— Ну что, Аника-воин, — подначиваю я Аникея, — тебе понравилось, как он сдох? Косорылые, если через пригорок махнёшь, с тобой поступят тем же макаром.
Аникей не отвечает, и до вечера мы сидим на позициях в молчании. Говорить, собственно, не о чем — за три года мы переговорили обо всём. Общих тем, впрочем, было немного, да и откуда им взяться, общим, если Аникушка до войны драл глотку в микрофон в кабацком ансамбле, а я учительствовал в гимназии.
За три года косорылые не продвинулись на нашем участке ни на микрон. Мы, впрочем, тоже. Странная идёт война, глупая какая-то, что ли. Сержант говорит, что позиционная, и на других участках, мол, дела обстоят так же, как у нас. Где они, эти другие участки, мы не знаем, а положение дел нас с Аникушкой устраивает. Он, правда, в последнее время хандрит, но ничего, у меня тоже было, пройдёт.
Сержант является, когда солнце седлает западный горизонт.

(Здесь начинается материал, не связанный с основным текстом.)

@@ -66,6 +68,14 @@
         lab = torch.as_tensor(labels, dtype=torch.float32, device=embed.device)
         zero = lambda: torch.zeros(1, device=embed.device)
         enc = self.encoder
+        lat = getattr(enc, "latent", None) if isinstance(enc, KGVAE) else None
+        if lat is not None and lat.z is embed and embed.requires_grad:
+            head, predict_loss, reg_loss, kl_core = ops.FusedLossHeadFn.apply(
+                embed, lat.h2, lat.eps, enc.z_pre, self.w_relation, trip, lab, None, self.reg_param, self.kl_param, lat)
+            kl = kl_core if self.kl_param > 0 else zero()
+            mmd = enc.get_mmd(embed) if self.mmd_param > 0 else zero()
+            loss = head + self.mmd_param * mmd if self.mmd_param > 0 else head
+            return loss, predict_loss, kl, mmd
         if isinstance(enc, KGVAE) and embed.requires_grad:
             flp = enc.flow_log_prob if enc.n_flows > 0 else None
             head, predict_loss, reg_loss, kl_core = ops.LossHeadFn.apply(
diff --git a/gcn-vae_b200/model.py b/gcn-vae_b200/model.py
--- a/gcn-vae_b200/model.py
+++ b/gcn-vae_b200/model.py
@@ -34,6 +34,7 @@
         self.k = k
         self.flow_log_prob = None
         self.preset_eps = None
+        self.latent = None
         self.build_encoder()
         self.z_pre = nn.Parameter(torch.randn(1, 2 * k, h_dim) / np.sqrt(k * h_dim))
         self.pi = nn.Parameter(torch.ones(k) / k, requires_grad=False)
@@ -66,6 +67,14 @@
             part = getattr(g, "partition", None)
             gen = None if part is None else part.noise_generator(x.device)
             eps = torch.randn((x.shape[0], self.h_dim), device=x.device, generator=gen)
+        self.latent = None
+        if (self.n_flows == 0 and getattr(g, "partition", None) is None and self.training and torch.is_grad_enabled()
+                and x.requires_grad and ops.latent_fusable(x, eps)):
+            self.latent = ops.LatentState()
+            self.z_sigma, z = ops.LatentFn.apply(x, eps, self.z_pre, self.latent)
+            self.z_mean = x[:, :self.h_dim]
+            self.latent.z, self.latent.h2, self.latent.eps = z, x, eps
+            return z
         self.z_mean, self.z_sigma, z = ops.ReparamFn.apply(x, eps)
         if self.n_flows > 0:
             log_det_sum = None
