# DEEPDIP-project/IncompressibleNavierStokes.jl

Measured on AMD Instinct MI355X. Metric: M lattice-cell updates/sec (RK4 step incl. Poisson), 3D TGV fp64, higher is better.
Workload: dtype f64; 1 GPU; TaylorGreenVortex3D 256^3 periodic fp64, RK44 + spectral Poisson, dt=0.001, Re=1e3; decomposition=single GPU, loop=timesteps_ (K steps, one native call)

## Files before the change

include/ins_hip.h:

```cpp
#ifndef INS_HIP_H
#define INS_HIP_H

#include <stdint.h>

#ifdef __cplusplus
extern "C" {
#endif

#define INS_OK 0
#define INS_ERR_INVALID (-1)
#define INS_ERR_HIP (-2)
#define INS_ERR_FFT (-3)
#define INS_ERR_UNSUPPORTED (-4)
#define INS_ERR_NOCONV (-5)
#define INS_ERR_COMM (-6)

#define INS_BC_PERIODIC 0
#define INS_BC_DIRICHLET 1
#define INS_BC_SYMMETRIC 2
#define INS_BC_PRESSURE 3
#define INS_BC_HALO 4

typedef struct ins_grid ins_grid_t;
typedef struct ins_poisson ins_poisson_t;
typedef struct ins_rk ins_rk_t;
typedef struct ins_poisson32 ins_poisson32_t;
typedef struct ins_rk32 ins_rk32_t;
typedef struct ins_comm ins_comm_t;

typedef struct ins_grid_desc {
  int32_t D;
  int32_t N[3];
  const double* dx[3];
  const double* dxu[3];
  const double* A1[3][3];
  const double* A2[3][3];
  int32_t iu_lo[3][3];
  int32_t iu_hi[3][3];
  int32_t ip_lo[3];
  int32_t ip_hi[3];
  int32_t bc[3][2];
  double bc_u[3][2][3];
} ins_grid_desc_t;

int ins_version(void);
int ins_fft_reset_count(void);
const char* ins_last_error(void);
int ins_set_option(const char* name, int64_t value);
int ins_get_option(const char* name, int64_t* value);
int ins_option_count(void);
const char* ins_option_name(int i);
int ins_set_device(int device);
int ins_sync(void* stream);

int ins_grid_create(const ins_grid_desc_t* desc, ins_grid_t** out);
int ins_grid_destroy(ins_grid_t* grid);
int ins_grid_is_uniform_exact(const ins_grid_t* grid);

int ins_apply_bc_u_f64(const ins_grid_t* grid, double* u, int dudt, const double* const* planes, void* stream);
int ins_apply_bc_p_f64(const ins_grid_t* grid, double* p, void* stream);

int ins_scalewithvolume_f64(const ins_grid_t* grid, double* p, void* stream);
int ins_divergence_f64(const ins_grid_t* grid, const double* u, double* div, void* stream);
int ins_pressuregradient_f64(const ins_grid_t* grid, const double* p, double* G, void* stream);
int ins_applypressure_f64(const ins_grid_t* grid, double* u, const double* p, void* stream);
int ins_laplacian_f64(const ins_grid_t* grid, const double* p, double* L, void* stream);
int ins_convection_f64(const ins_grid_t* grid, const double* u, double* F, void* stream);
int ins_diffusion_f64(const ins_grid_t* grid, double visc, const double* u, double* F, void* stream);
int ins_convectiondiffusion_f64(const ins_grid_t* grid, double visc, const double* u, double* F, void* stream);
int ins_momentum_f64(const ins_grid_t* grid, double visc, const double* u, double* F, void* stream);
int ins_kinetic_energy_f64(const ins_grid_t* grid, const double* u, double* ke, int interpolate_first, void* stream);
int ins_total_kinetic_energy_f64(const ins_grid_t* grid, const double* u, int interpolate_first, double* out, void* stream);
int ins_cfl_timestep_f64(const ins_grid_t* grid, double Re, const double* u, double* out, void* stream);
int ins_max_abs_divergence_f64(const ins_grid_t* grid, const double* u, double* out, void* stream);

int ins_poisson_spectral_create(const ins_grid_t* grid, ins_poisson_t** out);
int ins_poisson_cg_create(const ins_grid_t* grid, double abstol, double reltol, int64_t maxiter, ins_poisson_t** out);
int ins_poisson_cg_bordered(ins_poisson_t* ps, int enable);
int ins_poisson_cg_set_comm(ins_poisson_t* ps, ins_comm_t* comm);
int ins_poisson_fdm_create(const ins_grid_t* grid, const double* const* V, const double* const* lam, ins_poisson_t** out);
int ins_poisson_destroy(ins_poisson_t* ps);
int ins_poisson_fft_engine(const ins_poisson_t* ps, int32_t* engine);
int ins_poisson_yz_partitions(const ins_poisson_t* ps, int32_t* partitions);
int ins_poisson_solve_f64(ins_poisson_t* ps, double* p, void* stream);
int ins_poisson_last_info(const ins_poisson_t* ps, int64_t* iterations, double* residual);
int ins_project_f64(const ins_grid_t* grid, ins_poisson_t* ps, double* u, double* p, void* stream);

int ins_divergence_adjoint_f64(const ins_grid_t* grid, const double* phi, double* ubar, void* stream);
int ins_pressuregradient_adjoint_f64(const ins_grid_t* grid, const double* phi, double* pbar, void* stream);
int ins_convection_adjoint_f64(const ins_grid_t* grid, const double* u, const double* phibar, double* ubar, void* stream);
int ins_diffusion_adjoint_f64(const ins_grid_t* grid, double visc, const double* phibar, double* ubar, void* stream);
int ins_momentum_pullback_f64(const ins_grid_t* grid, double visc, const double* u, const double* phibar, double* ubar, int accumulate, void* stream);
int ins_apply_bc_u_pullback_f64(const ins_grid_t* grid, double* phibar, void* stream);
int ins_apply_bc_p_pullback_f64(const ins_grid_t* grid, double* phibar, void* stream);
int ins_project_pullback_f64(const ins_grid_t* grid, ins_poisson_t* ps, double* phibar, double* pwork, void* stream);

int ins_filter_face_f64(const ins_grid_t* les, const ins_grid_t* dns, int comp, const double* u, double* v, void* stream);
int ins_filter_volume_f64(const ins_grid_t* les, const ins_grid_t* dns, int comp, const double* u, double* v, void* stream);
int ins_reconstruct_f64(const ins_grid_t* dns, const ins_grid_t* les, int comp, const double* v, double* u, void* stream);
int ins_filter_face_pullback_f64(const ins_grid_t* les, const ins_grid_t* dns, int comp, const double* w, double* ubar, void* stream);
int ins_filter_volume_pullback_f64(const ins_grid_t* les, const ins_grid_t* dns, int comp, const double* w, double* ubar, void* stream);
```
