template <int DT>
__global__ __launch_bounds__(256) void nchw_to_nhwc_kernel(const float* __restrict__ src, void* __restrict__ dst_, int C,
                                                           long HW, int cs, int coff, int cpad, long total) {
  using E = Elem<DT>;
  typename E::T* dst = (typename E::T*)dst_;
  const int ctot = C + cpad;
  for (long i = blockIdx.x * 256L + threadIdx.x; i < total; i += (long)gridDim.x * 256) {
    long p = i % HW;
    long rest = i / HW;
    int c = (int)(rest % ctot);
    long b = rest / ctot;
    float v = c < C ? src[(b * C + c) * HW + p] : 0.f;
    dst[(b * HW + p) * cs + coff + c] = E::from_f32(v);
  }
}
template <int DT, int NSLOT>
__global__ __launch_bounds__(256) void nchw_to_nhwc_px_kernel(const float* __restrict__ src, void* __restrict__ dst_, int C,
                                                              long HW, int cs, int coff, long npix) {
  using E = Elem<DT>;
  typename E::T* dst = (typename E::T*)dst_;
  for (long i = blockIdx.x * 256L + threadIdx.x; i < npix; i += (long)gridDim.x * 256) {
    const long b = i / HW, p = i - b * HW;
    typename E::T v[NSLOT * E::CH];
#pragma unroll
    for (int c = 0; c < NSLOT * E::CH; ++c) v[c] = E::from_f32(c < C ? src[(b * C + c) * HW + p] : 0.f);
    Slot16 pk[NSLOT];
    memcpy(pk, v, sizeof(pk));
#pragma unroll
    for (int u = 0; u < NSLOT; ++u) *(Slot16*)(dst + i * cs + coff + u * E::CH) = pk[u];
  }
}
template <int DT>
__global__ __launch_bounds__(256) void nhwc_to_nchw_kernel(const void* __restrict__ src_, float* __restrict__ dst, int C,
                                                           long HW, int cs, int coff, long total) {
  using E = Elem<DT>;
  const typename E::T* src = (const typename E::T*)src_;
  for (long i = blockIdx.x * 256L + threadIdx.x; i < total; i += (long)gridDim.x * 256) {
    long p = i % HW;
    long rest = i / HW;
    int c = (int)(rest % C);
    long b = rest / C;
    dst[(b * C + c) * HW + p] = E::to_f32(src[(b * HW + p) * cs + coff + c]);
  }
}

template <int DT, int NOUT>
__global__ __launch_bounds__(256) void head_out_kernel(const void* __restrict__ x_, int cs, int coff,
                                                       const float* __restrict__ w, const float* __restrict__ bias,
                                                       float* __restrict__ out, long out_bs, long n_off, long HW,
                                                       int cin) {
  using E = Elem<DT>;
  using T = typename E::T;
  __shared__ float wl[8 * 128];
  const T* x = (const T*)x_ + (size_t)blockIdx.y * HW * cs;
  for (int i = threadIdx.x; i < NOUT * cin; i += 256) wl[i] = w[i];
  __syncthreads();
  const int sub = threadIdx.x & 7;
  const int per = cin >> 3;
  const long npix_iter = (long)gridDim.x * 32;
  for (long p0 = blockIdx.x * 32L; p0 < HW; p0 += npix_iter) {
    long p = p0 + (threadIdx.x >> 3);
    float acc[NOUT];
#pragma unroll
    for (int o = 0; o < NOUT; ++o) acc[o] = 0.f;
    if (p < HW) {
      const T* px = x + p * cs + coff + sub * per;
      if ((per % E::CH) == 0) {
        for (int c0 = 0; c0 < per; c0 += E::CH) {
          const Slot16 raw = *(const Slot16*)(px + c0);
          T el[E::CH];
          memcpy(el, &raw, 16);
#pragma unroll
          for (int e = 0; e < E::CH; ++e) {
            const float v = E::to_f32(el[e]);
#pragma unroll
            for (int o = 0; o < NOUT; ++o) acc[o] += v * wl[o * cin + sub * per + c0 + e];
          }
        }
      } else {
        for (int c = 0; c < per; ++c) {
          float v = E::to_f32(px[c]);
#pragma unroll
          for (int o = 0; o < NOUT; ++o) acc[o] += v * wl[o * cin + sub * per + c];
        }
      }
    }
#pragma unroll
    for (int o = 0; o < NOUT; ++o) {
      acc[o] += __shfl_xor(acc[o], 1);
      acc[o] += __shfl_xor(acc[o], 2);
      acc[o] += __shfl_xor(acc[o], 4);
    }
    if (p < HW && sub == 0) {
      float* o_ = out + (size_t)blockIdx.y * out_bs + (n_off + p) * NOUT;
#pragma unroll
      for (int o = 0; o < NOUT; ++o) o_[o] = acc[o] + bias[o];
    }
  }
}

template <int NOUT, int DT = RD_BF16>
__global__ __launch_bounds__(256) void head_out_mfma_kernel(const bf16_t* __restrict__ x, int cs, int coff,
                                                            const float* __restrict__ w, const float* __restrict__ bias,
                                                            float* __restrict__ out, long out_bs, long n_off, long HW,
                                                            int cin) {
  __shared__ __attribute__((aligned(16))) unsigned char lds[4 * 8192];
  const int lane = threadIdx.x & 63, m = lane & 31, hi = lane >> 5, wv = threadIdx.x >> 6;
  unsigned char* img = lds + wv * 8192;
  const int nks = cin >> 4, nsl = cin >> 3;
  x += (size_t)blockIdx.y * HW * cs + coff;
  out += (size_t)blockIdx.y * out_bs + n_off * NOUT;
  s16x8 wh[8], wl[8];
#pragma unroll
  for (int ks = 0; ks < 8; ++ks) {
    unsigned short h[8], l[8];
#pragma unroll
    for (int j = 0; j < 8; ++j) {
      const float v = (m < NOUT && ks < nks) ? w[m * cin + ks * 16 + hi * 8 + j] : 0.f;
      h[j] = H16<DT>::from_f32(v);
      l[j] = H16<DT>::from_f32(v - H16<DT>::to_f32(h[j]));
    }
    memcpy(&wh[ks], h, 16);
    memcpy(&wl[ks], l, 16);
  }
  float bs[4];
#pragma unroll
  for (int r = 0; r < 4; ++r) bs[r] = 4 * hi + r < NOUT ? bias[4 * hi + r] : 0.f;
  const long ntile = (HW + 31) / 32;
  const long wave0 = (long)blockIdx.x * 4 + wv, nwave = (long)gridDim.x * 4;
  const int lp = lane >> 4, ls = lane & 15;
  auto load = [&](long tile, Slot16 (&v)[8]) {
#pragma unroll
    for (int it = 0; it < 8; ++it) {
      const long p = min(tile * 32 + it * 4 + lp, HW - 1);
      v[it] = ls < nsl ? *(const Slot16*)(x + p * cs + ls * 8) : Slot16{0u, 0u, 0u, 0u};
    }
  };
  Slot16 cur[8], nxt[8];
  if (wave0 < ntile) load(wave0, cur);
  for (long tile = wave0; tile < ntile; tile += nwave) {
    const bool more = tile + nwave < ntile;
    if (more) load(tile + nwave, nxt);
#pragma unroll
    for (int it = 0; it < 8; ++it) {
      const int pr = it * 4 + lp;
      *(Slot16*)(img + pr * 256 + ((ls ^ (pr & 15)) << 4)) = cur[it];
    }
    __builtin_amdgcn_wave_barrier();
    f32x16 acc;
#pragma unroll
    for (int r = 0; r < 16; ++r) acc[r] = 0.f;
#pragma unroll
    for (int ks = 0; ks < 8; ++ks) {
      const s16x8 b = *(const s16x8*)(img + m * 256 + (((2 * ks + hi) ^ (m & 15)) << 4));
      acc = H16<DT>::mfma(wl[ks], b, acc);
      acc = H16<DT>::mfma(wh[ks], b, acc);
    }
    __builtin_amdgcn_wave_barrier();
    const long p = tile * 32 + m;
    if (p < HW) {
      float* o = out + p * NOUT + 4 * hi;
#pragma unroll
      for (int r = 0; r < 4; ++r)
        if (4 * hi + r < NOUT) o[r] = acc[r] + bs[r];
    }
    if (more) {
#pragma unroll
      for (int it = 0; it < 8; ++it) cur[it] = nxt[it];
    }
  }
}

__global__ __launch_bounds__(256) void decode3d_kernel(const float* __restrict__ delta, const float* __restrict__ pc,
                                                       float* __restrict__ out, long n, int box_type, int is_bin) {
  long idx = blockIdx.x * 256L + threadIdx.x;
  if (idx >= n) return;
  const float* d = delta + idx * box_type;
  float pc_x = pc[idx * 3 + 0], pc_y = pc[idx * 3 + 1], pc_z = pc[idx * 3 + 2];
  float az = atan2f(pc_y, pc_x);
  float ca = cosf(az), sa = sinf(az);
  float dx, dy, width, length, height, z0, yaw_l;
  if (is_bin) {
    dx = d[0];
    dy = d[1];
    width = expf(d[3]);
    length = expf(d[4]);
    height = expf(d[5]);
    float cz = pc_z + d[2];
    z0 = (float)((double)cz - (double)height / 2.0);
    yaw_l = d[6] + az;
  } else {
    dx = d[0] * fabsf(d[0]);
    dy = d[1] * fabsf(d[1]);
    width = expf(d[2]);
    length = expf(d[3]);
    height = expf(d[7]);
    z0 = d[6];
    yaw_l = atan2f(d[5], d[4]) + az;
  }
  float dxl = dx * ca - dy * sa;
  float dyl = dx * sa + dy * ca;
  float cx = pc_x + dxl, cy = pc_y + dyl;
  float sy = sinf(yaw_l), cyw = cosf(yaw_l);
  float hl = (float)(0.5 * (double)length), hw = (float)(0.5 * (double)width);
  float hx[4] = {hl, -hl, -hl, hl};
  float hy[4] = {-hw, -hw, hw, hw};
  float* o = out + idx * 10;
#pragma unroll
  for (int k = 0; k < 4; ++k) {
    o[2 * k] = (hx[k] * cyw - hy[k] * sy) + cx;
    o[2 * k + 1] = (hx[k] * sy + hy[k] * cyw) + cy;
  }
  o[8] = z0;
  o[9] = z0 + height;
}
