template <typename Pel>
__global__ void __launch_bounds__(256) k_sao_out(BatchArgs a) {
    const int pic = a.pic0 + blockIdx.y;
    const PicDesc pd = a.pics[pic];
    if (pd.flags & PD_CHILD) return;
    const SeqParams sp = a.seqs[pd.seq];
    const OutImage oi = a.outs[pd.image];
    const int W = sp.width, H = sp.height, log2ctb = sp.log2_ctb;
    const int wctb = (W + (1 << log2ctb) - 1) >> log2ctb;
    const int w4 = (W + 3) >> 2, h4 = (H + 3) >> 2;
    const uint8_t *flg = a.maps + pd.map_off + (size_t)w4 * h4;
    const Pel *Y = reinterpret_cast<const Pel *>(a.recon + pd.recon_off);
    const int sx = chroma_sx(sp.chroma_format), sy = chroma_sy(sp.chroma_format);
    const int cw = sp.chroma_format ? W >> sx : 0, ch = sp.chroma_format ? H >> sy : 0;
    const SaoParams *sao = a.sao + pd.sao_off;
    const int vw = min(sp.out_w, oi.width - pd.out_x), vh = min(sp.out_h, oi.height - pd.out_y);
    if (vw <= 0 || vh <= 0) return;
    const int vcw = sp.chroma_format ? (vw + (1 << sx) - 1) >> sx : 0;
    const int vch = sp.chroma_format ? (vh + (1 << sy) - 1) >> sy : 0;
    const int qw = (vw + 3) >> 2, qcw = (vcw + 3) >> 2;
    const int nl = qw * vh, nc = qcw * vch;
    const int total = nl + 2 * nc;
    const FastDiv dq(qw), dn(nc), dqc(qcw);
    for (int t = blockIdx.x * blockDim.x + threadIdx.x; t < total; t += gridDim.x * blockDim.x) {
        int cidx, q, y;
        if (t < nl) {
            cidx = 0;
            y = dq.div(t, q);
        } else {
            const int u = t - nl;
            int v;
            cidx = 1 + dn.div(u, v);
            y = dqc.div(v, q);
        }
        const int subx = cidx ? sx : 0, suby = cidx ? sy : 0;
        const int PW = cidx ? cw : W, PH = cidx ? ch : H;
        const int vwc = cidx ? vcw : vw;
        const Pel *P = cidx == 0 ? Y : Y + (size_t)W * H + (size_t)(cidx - 1) * cw * ch;
        const int x0 = q * 4, n = min(4, vwc - x0);
        const int ys = y + (sp.conf_t >> suby), xs0 = x0 + (sp.conf_l >> subx);
        const bool on = pd.sao_luma || pd.sao_chroma;
        const int bd = cidx ? sp.bit_depth_c : sp.bit_depth_y;
        int v[4];
        if (!(n == 4 && on && sao_quad(P, PW, PH, xs0, ys, cidx, subx, suby, sao, wctb, log2ctb, flg, w4, bd, v))) {
#pragma unroll
            for (int j = 0; j < 4; ++j) {
                v[j] = 0;
                if (j < n)
                    v[j] = on ? sao_sample(P, PW, PH, xs0 + j, ys, cidx, subx, suby, sao, wctb, log2ctb, flg, w4, bd)
                              : (int)P[(size_t)ys * PW + xs0 + j];
            }
        }
        const uint64_t plane = cidx == 0 ? oi.plane[0] : (cidx == 1 ? oi.plane[1] : oi.plane[2]);
        const int pitch = cidx == 0 ? oi.pitch[0] : (cidx == 1 ? oi.pitch[1] : oi.pitch[2]);
        const int ox = (pd.out_x >> subx) + x0, oy = (pd.out_y >> suby) + y;
        Pel *dst = reinterpret_cast<Pel *>(plane + (size_t)oy * pitch) + ox;
        if (n == 4 && (reinterpret_cast<uintptr_t>(dst) & (4 * sizeof(Pel) - 1)) == 0) {
            if (sizeof(Pel) == 1)
                *reinterpret_cast<uint32_t *>(dst) = (uint32_t)v[0] | (uint32_t)v[1] << 8 | (uint32_t)v[2] << 16 |
                                                     (uint32_t)v[3] << 24;
            else
                *reinterpret_cast<uint64_t *>(dst) = (uint64_t)v[0] | (uint64_t)v[1] << 16 | (uint64_t)v[2] << 32 |
                                                     (uint64_t)v[3] << 48;
        } else {
            for (int j = 0; j < n; ++j) dst[j] = (Pel)v[j];
        }
    }
}


#if defined(HG_HOST_EMU)
void emu_deblock(const BatchArgs &a) {
    if (a.has_assembly) {
        if (a.bytes_per_sample == 1) emu_launch(k_assemble<uint8_t>, 1, a.n_pics, 1, a, true);
        else emu_launch(k_assemble<uint16_t>, 1, a.n_pics, 1, a, true);
    }
    if (a.bytes_per_sample == 1) {
        emu_launch(k_deblock<uint8_t, true>, 1, a.n_pics, 1, a, true);
        emu_launch(k_deblock<uint8_t, false>, 1, a.n_pics, 1, a, true);
    } else {
        emu_launch(k_deblock<uint16_t, true>, 1, a.n_pics, 1, a, true);
        emu_launch(k_deblock<uint16_t, false>, 1, a.n_pics, 1, a, true);
    }
}
void emu_sao_out(const BatchArgs &a) {
    if (a.bytes_per_sample == 1) emu_launch(k_sao_out<uint8_t>, 1, a.n_pics, 1, a, true);
    else emu_launch(k_sao_out<uint16_t>, 1, a.n_pics, 1, a, true);
}
#else
static int lf_blocks(int forced, int n_pics, int total, int lo, int hi) {
    int v = forced > 0 ? forced : total / (n_pics > 0 ? n_pics : 1);
    if (forced <= 0) v = v < lo ? lo : (v > hi ? hi : v);
    return v < 1 ? 1 : (v > 1024 ? 1024 : v);
}
static int env_int(const char *var) {
    const char *e = std::getenv(var);
    return e ? std::atoi(e) : 0;
}

hipError_t launch_deblock(const BatchArgs &a, hipStream_t s) {
    static const int forced = env_int("HEIFGPU_DBK_BLOCKS");
    dim3 grid(lf_blocks(forced, a.n_pics, 8192, 2, 64), a.n_pics), block(256);
    if (a.has_assembly) {
        if (a.bytes_per_sample == 1) hipLaunchKernelGGL(k_assemble<uint8_t>, grid, block, 0, s, a);
        else hipLaunchKernelGGL(k_assemble<uint16_t>, grid, block, 0, s, a);
    }
    if (a.bytes_per_sample == 1) {
        hipLaunchKernelGGL((k_deblock<uint8_t, true>), grid, block, 0, s, a);
        hipLaunchKernelGGL((k_deblock<uint8_t, false>), grid, block, 0, s, a);
    } else {
        hipLaunchKernelGGL((k_deblock<uint16_t, true>), grid, block, 0, s, a);
        hipLaunchKernelGGL((k_deblock<uint16_t, false>), grid, block, 0, s, a);
    }
    return hipGetLastError();
}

— Ну что, аннигиляшки хреновы, — приветствует нас Сержант и выдаёт дежурную шутку: — На металлолом не пора ещё? Гы-гы-гы.
— Пошёл ты, — напутствует начальство Аникей. — Неизвестно, кого из нас раньше переплавят.
— Тоже верно, — соглашается Сержант. — Ну, радуйтесь, что ли, вояки, мать вашу в дышло. Грядёт вам пополнение в количестве одной штуки.
— Какое ещё пополнение? — я изумлён. — Нас тут и так уже двое, явный перебор, от скуки мухи дохнут.
Насчёт мух я, конечно, хватил — никаких мух в радиусе в пару сотен километров от позиций не осталось, а если залетит вдруг какая — сразу помрёт, и не от скуки вовсе, а от радиации. Но зачем нам, бездельникам, пополнение, и вправду непонятно.
— Приказ Лейтенанта, — громыхает Сержант, — может, наступление ожидается. А может, нет, Лейтенанту виднее. Ладно, бывайте, что ли, пополнение я завтра с утра подгоню.
Сержант убирается по своим сержантским делам, и мы некоторое время молчим, каждый переваривает новость в одиночку. Пополнения ни разу за три года у нас не было. Даже в самом начале, едва мы заняли оборону и прорвавшиеся «Самураи» угробили Антипа, нашего третьего. С тех пор, правда, многое переменилось. Война не закончилась, но как бы затухла, что ли. То ли ресурсы с обеих сторон истощились, то ли готовит косорылое начальство какую-то пакость. А может, и наше заодно — на пакости любое начальство гораздо.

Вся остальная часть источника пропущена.